2. Where does your inspiration for making music come from?
KO: From making music. It comes from just observing what happens in and around my environment. The stories and tales of day to day happenings in the hood, in the suburbs. I see myself as a narrator for the streets, for what’s happening around me. Sometimes it could be my own personal story and other times it’s other people’s stories told from my perspective, so it's just like making a movie. Those are my strengths, and the sources of my inspiration.
3. You just released the brand new single 'Supa Dupa' can you tell us a bit about your inspiration for this track and the meaning behind it?
KO: The creative process when I work on songs or on an album is that there's always a premise and a theme that is derived from a personal experience or someone else's experience but it's always based on real life happenings. The meaning behind the track that I just released “Supa Dupa” is that basically right now, that’s how I feel right. I feel like the talent that God gave me is my superpower. I am immersed in a space where my position as an artist and as a player in the game and the scene is always in question because you know there are people that are trying to overthrow me, to topple me, but there's always a new artist coming into the game. There's always people with agendas testing you to see if you have run of gas already. They want to see if you still continue running maintain your position.

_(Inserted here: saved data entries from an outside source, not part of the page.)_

# shenwei356/LexicMap

Measured on NVIDIA B200. Metric: aligned query bp/s, higher is better.
Workload: dtype int64

## Files before the change

lexicmap_b200/csrc/engine.cu:

```cuda
#include "image.cuh"
#include "../../include/lexicmap_gpu.h"
#include <cub/cub.cuh>
#include <cmath>
#include <cfloat>
#include <algorithm>
#include <numeric>
#include <chrono>
#include <mutex>
#include <atomic>
#include <thread>
#include <condition_variable>
#include <functional>
#include <exception>
#include <set>
#include <array>
#include <memory>
#include <sched.h>

#define FULLMASK 0xffffffffu
static std::atomic<unsigned long long> g_launches{0};
#undef KERNEL_CHECK
#define KERNEL_CHECK() do { g_launches++; CUDA_CHECK(cudaGetLastError()); } while (0)
#define CUB_CHECK() CUDA_CHECK(cudaGetLastError())
static inline int cdiv(i64 a, i64 b) { return (int)((a + b - 1) / b); }
// ... 838 lines not shown
    if (lane == 0) {
      R.wscore = s; i32 k = kend, off = tlen, sc = s; int mat = 0; i32 vv = off - k, h = off; u64* ops = (u64*)(slab + ((used + 1) & ~1ull)); u64 ops_room = (slab_words - ((used + 1) & ~1ull)) / 2; u32 nops = 0; bool ops_over = false;
      int cur = 0; u32 curn = 0; i32 p_alen = 0, p_gaps = 0, p_bs = 0; int prev = 0;
      auto flush = [&]() { if (want_ops && curn) { if (nops < ops_room) ops[nops++] = ((u64)cur << 32) | curn; else ops_over = true; } curn = 0; };
      auto put = [&](int op, i32 cntp, i32 vend, i32 hend) {
        if (cntp <= 0) return; if (op != cur) { flush(); cur = op; } curn += (u32)cntp;
        if (op == 'M') { if (R.has_m) { R.alen += p_alen; R.gaps += p_gaps; R.bscore += p_bs; } else { R.has_m = 1; R.qend = vend; R.tend = hend; } p_alen = p_gaps = p_bs = 0; R.alen += cntp; R.matches += cntp; R.bscore += 2 * cntp; R.qbegin = vend - cntp + 1; R.tbegin = hend - cntp + 1; }
        else if (op == 'X') { p_alen += cntp; p_bs -= 3 * cntp; } else { p_alen += cntp; p_gaps += cntp; p_bs -= 2 * cntp; if (prev != op) p_bs -= 5; }
        prev = op; };
      while (vv > 0 && h > 0 && sc > 0) {
        i32 s_mis = sc - X, s_open = sc - OE, s_ext = sc - E; i64 c_mis = INT64_MIN, c_io = INT64_MIN, c_ie = INT64_MIN, c_do = INT64_MIN, c_de = INT64_MIN;
        auto pig = [](i32 o, int type) -> i64 { return o <= WF_NULL ? INT64_MIN : (((i64)o << 4) | type); };
        if (mat == 0) { i32 o = (s_mis >= 0) ? getw(s_mis / STEP, 0, k) : WF_NULL; c_mis = pig(o <= WF_NULL ? WF_NULL : o + 1, 9); }
        if (mat == 0 || mat == 1) { i32 o = (s_open >= 0) ? getw(s_open / STEP, 0, k - 1) : WF_NULL; c_io = pig(o <= WF_NULL ? WF_NULL : o + 1, 1); o = (s_ext >= 0) ? getw(s_ext / STEP, 1, k - 1) : WF_NULL; c_ie = pig(o <= WF_NULL ? WF_NULL : o + 1, 2); }
        if (mat == 0 || mat == 2) { c_do = pig((s_open >= 0) ? getw(s_open / STEP, 0, k + 1) : WF_NULL, 5); c_de = pig((s_ext >= 0) ? getw(s_ext / STEP, 2, k + 1) : WF_NULL, 6); }
        i64 best = max(c_mis, max(max(c_io, c_ie), max(c_do, c_de))); if (best == INT64_MIN) { R.status = 2; break; }
        if (mat == 0) { i32 mo = (i32)(best >> 4); i32 nm = off - mo; put('M', nm, off - k, off); off = mo; vv = off - k; h = off; if (vv <= 0 || h <= 0) continue; }
        int type = (int)(best & 15);
        switch (type) { case 9: sc = s_mis; mat = 0; put('X', 1, off - k, off); off--; break;
          case 1: sc = s_open; mat = 0; put('I', 1, off - k, off); k--; off--; break; case 2: sc = s_ext; mat = 1; put('I', 1, off - k, off); k--; off--; break;
          case 5: sc = s_open; mat = 0; put('D', 1, off - k, off); k++; break; case 6: sc = s_ext; mat = 2; put('D', 1, off - k, off); k++; break; }
        vv = off - k; h = off;
      }
      if (R.status == 0) { if (sc == 0) put('M', off, off - k, off); else { if (vv > 0) put('D', vv, vv, h); if (h > 0) put('I', h, 0, h); } }
      flush();
      if (want_ops && R.status == 0) { if (ops_over) R.status = 1; else { u64 o = atomicAdd((unsigned long long*)ops_cursor, (unsigned long long)nops); if (o + nops <= ops_cap) { for (u32 i = 0; i < nops; i++) ops_pool[o + i] = ops[i]; R.ops_off = o; R.ops_n = nops; } else R.status = 3; } }
      outs[jb] = R;
    }
    __syncwarp();
  }
}

#define WF_WMAX 256
#define WF_PAD 8
#define WFS (WF_WMAX + 2 * WF_PAD)
#define WFK0 (WF_WMAX / 2 + WF_PAD)
#define WF_LMAX 2048
#define WF_OPSMAX 4096
#define WF_WARPS 8
#define WF_SEQW 144
#define X2_LV 2
#define OE2_LV 4
#define E2_LV 1
#define WF_SMEM_BYTES ((size_t)WF_WARPS * (WF_SEQW * 8 + 9 * WFS * 2 + WFS * 2))
struct WfaSeg { u64 qw, tw; };

__global__ void k_wfa_prep(const HspJob* __restrict__ jobs, const ExtOut* __restrict__ ext, u32 njobs, const u64* __restrict__ woff , const u8* __restrict__ qpacked, const u8* __restrict__ qamask, const u64* __restrict__ qboff,
                           const u8* __restrict__ g2bit, const u64* __restrict__ g_off, u64* __restrict__ words, u32* __restrict__ has_amb) {
  u32 jb = blockIdx.x; if (jb >= njobs) return; if (threadIdx.x == 0) has_amb[jb] = 0; __syncthreads(); HspJob J = jobs[jb]; ExtOut e = ext[jb]; const u8* q2 = qpacked + qboff[J.q]; const u8* qm = qamask + qboff[J.q]; const u8* g2 = g2bit + g_off[J.g];
  i32 plen = e.qe - e.qs, tlen = e.te - e.ts; u32 nq = (u32)((plen + 31) / 32 + 2), nt = (u32)((tlen + 31) / 32 + 2); u64* Q = words + woff[2 * jb]; u64* A = Q + nq; u64* T = words + woff[2 * jb + 1];
  for (u32 w = threadIdx.x; w < nq; w += blockDim.x) { u64 b = 0, a = 0; for (int j = 0; j < 32; j++) { i32 i = (i32)w * 32 + j; u64 c = 0, am = 0; if (i < plen) { i32 p = e.qs + i; c = get_base(q2, (u64)p); am = ((qm[p >> 3] >> (p & 7)) & 1) ? 3 : 0; } b = (b << 2) | c; a = (a << 2) | am; } Q[w] = b; A[w] = a; if (a) has_amb[jb] = 1; }
  for (u32 w = threadIdx.x; w < nt; w += blockDim.x) { u64 b = 0; for (int j = 0; j < 32; j++) { i32 i = (i32)w * 32 + j; u64 c = (i < tlen) ? win_base(g2, J.tBegin, J.tEnd, J.rc, e.ts + i) : 0; b = (b << 2) | c; } T[w] = b; }
}
__device__ __forceinline__ u64 fetch64(const u64* __restrict__ W, i32 pos) { u32 i = (u32)pos >> 5, sh = ((u32)pos & 31) * 2; u64 a = W[i]; if (sh == 0) return a; return (a << sh) | (W[i + 1] >> (64 - sh)); }
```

The record itself is inspired by things like that, and trials and tribulations and also confidently saying that like whatever happens from this point on you can't touch me. I'm not on No Man's time. I am on God's time. I will do what I need to do at a time God deems permissible. That's the premise of the entire record and just being confident and just expressing how I feel. My mindset on song, I talk about feeling really good inside. And that's exactly what's going on inside of me, my heart is in a good place. And I felt like I needed to tell that story through a good song.
Download the track here
4. Tell us a bit about your style? What kicks are on rotation at the moment?
KO: My style is derived from a lot of hip hop, but I juxtapose that with a lot of kasi swag, where you'll see me wearing colourful skinny jeans with ASICSTIGERS, or you'll see me in shorts, happysocks and GEL SAGA’S or GEL-LYTE III’s. It just depends on the mood I’m in. I can even take it all the way to a formal look where I can throw a pair of KAYANO’S. You know what I mean? So that's where my style is. It's a mixture of different moods and how I feel on the inside.

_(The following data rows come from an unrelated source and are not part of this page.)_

+        const PassOut rc = resume_passes(x, c0, c1, ff.generic ? s1 - 1 : s1 + 1, o.final_sp);
+#if defined(__HIP_DEVICE_COMPILE__)
+#pragma unroll
+#endif
+        for (int i = 0; i < 14; i++) o.q[i] = rc.q[i];
+        o.hist_pair = rc.hist_pair;
+        o.total = rc.total;
+        o.sum_exact = true;
+    }
+}
+VGA_HD uint64_t seam_lean_exact_total(const uint32_t (&w)[7], uint32_t hist, int c0, int c1, const SeamLane &o)
+{
+    if (!needs_exact_sum(o.total, o.sum_exact)) return o.total;
+    int row[14];
+#if defined(__HIP_DEVICE_COMPILE__)
+#pragma unroll
+#endif
+    for (int i = 0; i < 7; i++) {
+        row[2 * i] = pair_lo(w[i]) * 2048 + 1024;
+        row[2 * i + 1] = pair_hi(w[i]) * 2048 + 1024;
+    }
+    return pass_fast_core_wide(w, hist, row, c0, c1, o.final_sp).total;
+}
+VGA_HD uint32_t seam_replay_step(uint32_t g, uint32_t kpk, int k, int nibble)
+{
+    const int acc = (int)((uint32_t)nibble << k) + 1024;
+    return sat_pack16(pair_hi(g), dot2_i16(g, kpk, acc) >> 11);
+}
+VGA_HD int seam_frame_nibble(uint32_t d0, uint32_t d1, int s)
+{
+    const int byte = 1 + (s >> 1);
+    const uint32_t word = byte < 4 ? d0 : d1;
+    const int off = 8 * (byte & 3) + ((s & 1) ? 0 : 4);
+    return (int)(word << (28 - off)) >> 28;
+}
+
+}
+}
diff --git a/vgaudio_amd/csrc/gc_encode_kernel.hip b/vgaudio_amd/csrc/gc_encode_kernel.hip
--- a/vgaudio_amd/csrc/gc_encode_kernel.hip
+++ b/vgaudio_amd/csrc/gc_encode_kernel.hip
@@ -54,6 +54,23 @@
     if (reset) {
         const unsigned long long zero[8] = {0, 0, 0, 0, 0, 0, 0, 0};
         if (hipMemcpyToSymbol(HIP_SYMBOL(g_vga_gc_stats), zero, sizeof zero) != hipSuccess) return -1;
+    }
+    return 0;
+}
+__device__ unsigned long long g_vga_gc_seam_stats[8];
+[[maybe_unused]] constexpr int SEAM_STATS_FIRST_RUN = 64;
+extern "C" int vga_testing_gc_seam_stats(unsigned long long *out8, int reset)
+{
+    if (hipDeviceSynchronize() != hipSuccess) return -1;
+    if (out8 && hipMemcpyFromSymbol(out8, HIP_SYMBOL(g_vga_gc_seam_stats), 8 * sizeof(unsigned long long)) != hipSuccess) return -1;
+#ifdef VGA_GC_STATS
+    if (out8) out8[7] = 1;
+#else
+    if (out8) out8[7] = 0;
+#endif
+    if (reset) {
+        const unsigned long long zero[8] = {0, 0, 0, 0, 0, 0, 0, 0};
+        if (hipMemcpyToSymbol(HIP_SYMBOL(g_vga_gc_seam_stats), zero, sizeof zero) != hipSuccess) return -1;
     }
     return 0;
 }
@@ -886,6 +903,110 @@
     }
 }
 
+__device__ __forceinline__ void seam_run_lean(const int16_t *__restrict__ src, uint8_t *__restrict__ dst, int c0, int c1,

5. What was your favourite sneaker memory as a kid?
KO: My parents could never afford anything like the luxury sneakers. I ended up having to settle for whatever knock off we could get. When I really started embracing hip hop I wanted Timberlands. My parents couldn't afford those so we ended up getting knock-off’s. Just being in Hip Hop intensified my passion for sneakers plus the fact that I grew up unable to afford any. Now I'm in a position where I can provide for myself. My closet right now is looking really crazy, you know dreams come true.

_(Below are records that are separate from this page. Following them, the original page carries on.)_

@@ -247,6 +269,11 @@
 static_assert(dit4w_bound(1ull << 31).acc < WREDC_IN_MAX && dit2w_bound(1ull << 31).acc < WREDC_IN_MAX, "every sum of a quad on int32 words is a legal reduction input");
 static_assert(dit4w_bound(1ull << 31).out < (1ull << 31) && dit2w_bound(1ull << 31).out < (1ull << 31), "any quad output (and any canonical word) is a legal quad input");
 static_assert(dit4w_bound(P).out < P && dit2w_bound(P).out < P, "closure: words in (-p, p) -- canonical ones included -- stay in (-p, p), which is what wcanon() takes");
+constexpr WBound ct4w_bound(uint64_t x) { return dit4w_bound(x); }
+constexpr WBound wscale_bound(uint64_t x) { const uint64_t a = x * (uint64_t)(P - 1); return WBound{a, wredc_out_bound(a)}; }
+static_assert(ct4w_bound(1ull << 31).acc < WREDC_IN_MAX && ct4w_bound(1ull << 31).out < (1ull << 31), "every sum of an inverse quad on int32 words is a legal reduction input, every output a legal input");
+static_assert(ct4w_bound(P).out < P, "closure of the inverse rounds: canonical words and words in (-p, p) stay in (-p, p)");
+static_assert(wscale_bound(P).acc < WREDC_IN_MAX && wscale_bound(P).out < P, "the coset scale of a word in (-p, p) is a word in (-p, p): the forward rounds take it as it is");
 
 BB_HD uint32_t to_mont(uint32_t a) { return mont_mul(a, R2); }
 BB_HD uint32_t from_mont(uint32_t a) { return mont_mul(a, 1u); }
diff --git a/zkir_amd/csrc/ntt.hip b/zkir_amd/csrc/ntt.hip
--- a/zkir_amd/csrc/ntt.hip
+++ b/zkir_amd/csrc/ntt.hip
@@ -25,17 +25,6 @@
 __device__ __forceinline__ void st4(uint4* p, u32x4 v) { *reinterpret_cast<u32x4*>(p) = v; }
 
 __device__ __forceinline__ void wave_sync_lds() { asm volatile("s_waitcnt lgkmcnt(0)" ::: "memory"); }
-
-__device__ __forceinline__ uint4 add4(uint4 a, uint4 b) { return make_uint4(bb::add(a.x, b.x), bb::add(a.y, b.y), bb::add(a.z, b.z), bb::add(a.w, b.w)); }
-__device__ __forceinline__ uint4 subl4(uint4 a, uint4 b) { return make_uint4(a.x - b.x + bb::P, a.y - b.y + bb::P, a.z - b.z + bb::P, a.w - b.w + bb::P); }
-__device__ __forceinline__ uint4 mul4(uint4 a, uint32_t w) { return make_uint4(bb::mont_mul(a.x, w), bb::mont_mul(a.y, w), bb::mont_mul(a.z, w), bb::mont_mul(a.w, w)); }
-
-__device__ __forceinline__ void dif4(uint4& x0, uint4& x1, uint4& x2, uint4& x3, uint32_t wA, uint32_t wB, uint32_t w2) {
-  const uint4 y0 = add4(x0, x2), y2 = mul4(subl4(x0, x2), wA);
-  const uint4 y1 = add4(x1, x3), y3 = mul4(subl4(x1, x3), wB);
-  x0 = add4(y0, y1); x1 = mul4(subl4(y0, y1), w2);
-  x2 = add4(y2, y3); x3 = mul4(subl4(y2, y3), w2);
-}
 
 struct WTw { int32_t w, n; };
 __device__ __forceinline__ WTw wtw(int32_t w) { return WTw{w, -w}; }
@@ -45,6 +34,18 @@
                        x0.c = (uint32_t)a[0]; x1.c = (uint32_t)a[1]; x2.c = (uint32_t)a[2]; x3.c = (uint32_t)a[3]; x0.e = (uint32_t)b[0]; x1.e = (uint32_t)b[1]; x2.e = (uint32_t)b[2]; x3.e = (uint32_t)b[3]; }
   ZKIR_Q(x, y) __builtin_amdgcn_sched_barrier(0); ZKIR_Q(z, w)
 #undef ZKIR_Q
+}
+__device__ __forceinline__ void ct4w4(uint4& x0, uint4& x1, uint4& x2, uint4& x3, WTw w1, WTw w2, WTw w2i) { dit4w4(x0, x2, x1, x3, w1, w2, w2i); }
+__device__ __forceinline__ void ct_twiddles(uint32_t sm, uint32_t f, bool unit, uint32_t j4_m, WTw& w1, WTw& w2, WTw& w2i) {
+  uint32_t w2u;
+  if (unit) { w2u = sm; w2 = wtw(bb::centre(sm)); }
+  else { w2 = wtw(bb::mont_mul_centred(sm, f)); w2u = bb::wcanon(w2.w); }
+  w1 = wtw(bb::mont_mul_centred(w2u, w2u)); w2i = wtw(bb::mont_mul_centred(w2u, j4_m));
+}
+__device__ __forceinline__ uint4 scale4(uint4 v, uint32_t g) {
+  int32_t x[4] = {(int32_t)v.x, (int32_t)v.y, (int32_t)v.z, (int32_t)v.w};
+  bb::wscale4(x, g);
+  return make_uint4((uint32_t)x[0], (uint32_t)x[1], (uint32_t)x[2], (uint32_t)x[3]);
 }
 __device__ __forceinline__ void dit2w4(uint4& a, uint4& b, WTw w) {
 #define ZKIR_Q(c) { int32_t p = (int32_t)a.c, q = (int32_t)b.c; bb::dit2w(p, q, w.w, w.n); a.c = (uint32_t)p; b.c = (uint32_t)q; }
@@ -62,15 +63,11 @@
   const uint32_t t = (uint32_t)(item >> 1), h = (uint32_t)(item & 1);
   uint32_t p, stride, w;
   if (DIT) { stride = 1u << s0; const uint32_t hi = t >> s0, lo = t & (stride - 1); p = (hi << (s0 + 1)) + lo; w = tw[lo << (L - s0 - 1)]; }
-  else { stride = n >> (s0 + 1); const uint32_t hi = t / stride, lo = t % stride; p = hi * (n >> s0) + lo; w = tw[lo << s0]; }
-  const uint4 a = x[(uint64_t)p * 2 + h], b = x[(uint64_t)(p + stride) * 2 + h];
-  if (DIT) {
-    uint4 a2 = a, b2 = b;
-    dit2w4(a2, b2, wtw(bb::centre(w)));
-    if (canon) { a2 = canon4(a2); b2 = canon4(b2); }
-    x[(uint64_t)p * 2 + h] = a2; x[(uint64_t)(p + stride) * 2 + h] = b2;
-  }
-  else { x[(uint64_t)p * 2 + h] = add4(a, b); x[(uint64_t)(p + stride) * 2 + h] = mul4(subl4(a, b), w); }
+  else { stride = n >> (s0 + 1); const uint32_t hi = t / stride, lo = t % stride; p = hi * (n >> s0) + lo; w = tw[bitrev(hi, s0) << (L - s0 - 1)]; }
+  uint4 a = x[(uint64_t)p * 2 + h], b = x[(uint64_t)(p + stride) * 2 + h];
+  dit2w4(a, b, wtw(bb::centre(w)));
+  if (DIT && canon) { a = canon4(a); b = canon4(b); }
+  x[(uint64_t)p * 2 + h] = a; x[(uint64_t)(p + stride) * 2 + h] = b;
 }
 
 struct TraceSrc01 { zkir_trace_columns t; uint64_t n_real; };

KO: It’s the brand that I resonate with. We teamed up at a time where I felt like I was ready. I didn't want to team up with a brand that was only going to give me shoes or give me apparel. ASICSTIGER approached me as a brand that’s willing to allow me to contribute to it in the sense that we can create content together. Hopefully go all the way down to creating my own sneaker, apparel or both. The opportunity to partner up was great for both parties because I have a clothing range myself. I’d like to see a collaboration between my apparel brand and ASICSTIGER in the future. They were unique versus other brands in how they embraced me. Brands especially towards African public figures don't really see us as formidable. We don’t have that leverage to negotiate for those kinds of opportunities.
7. Regarding your fashion line Skhanda Republic, what does the line represent?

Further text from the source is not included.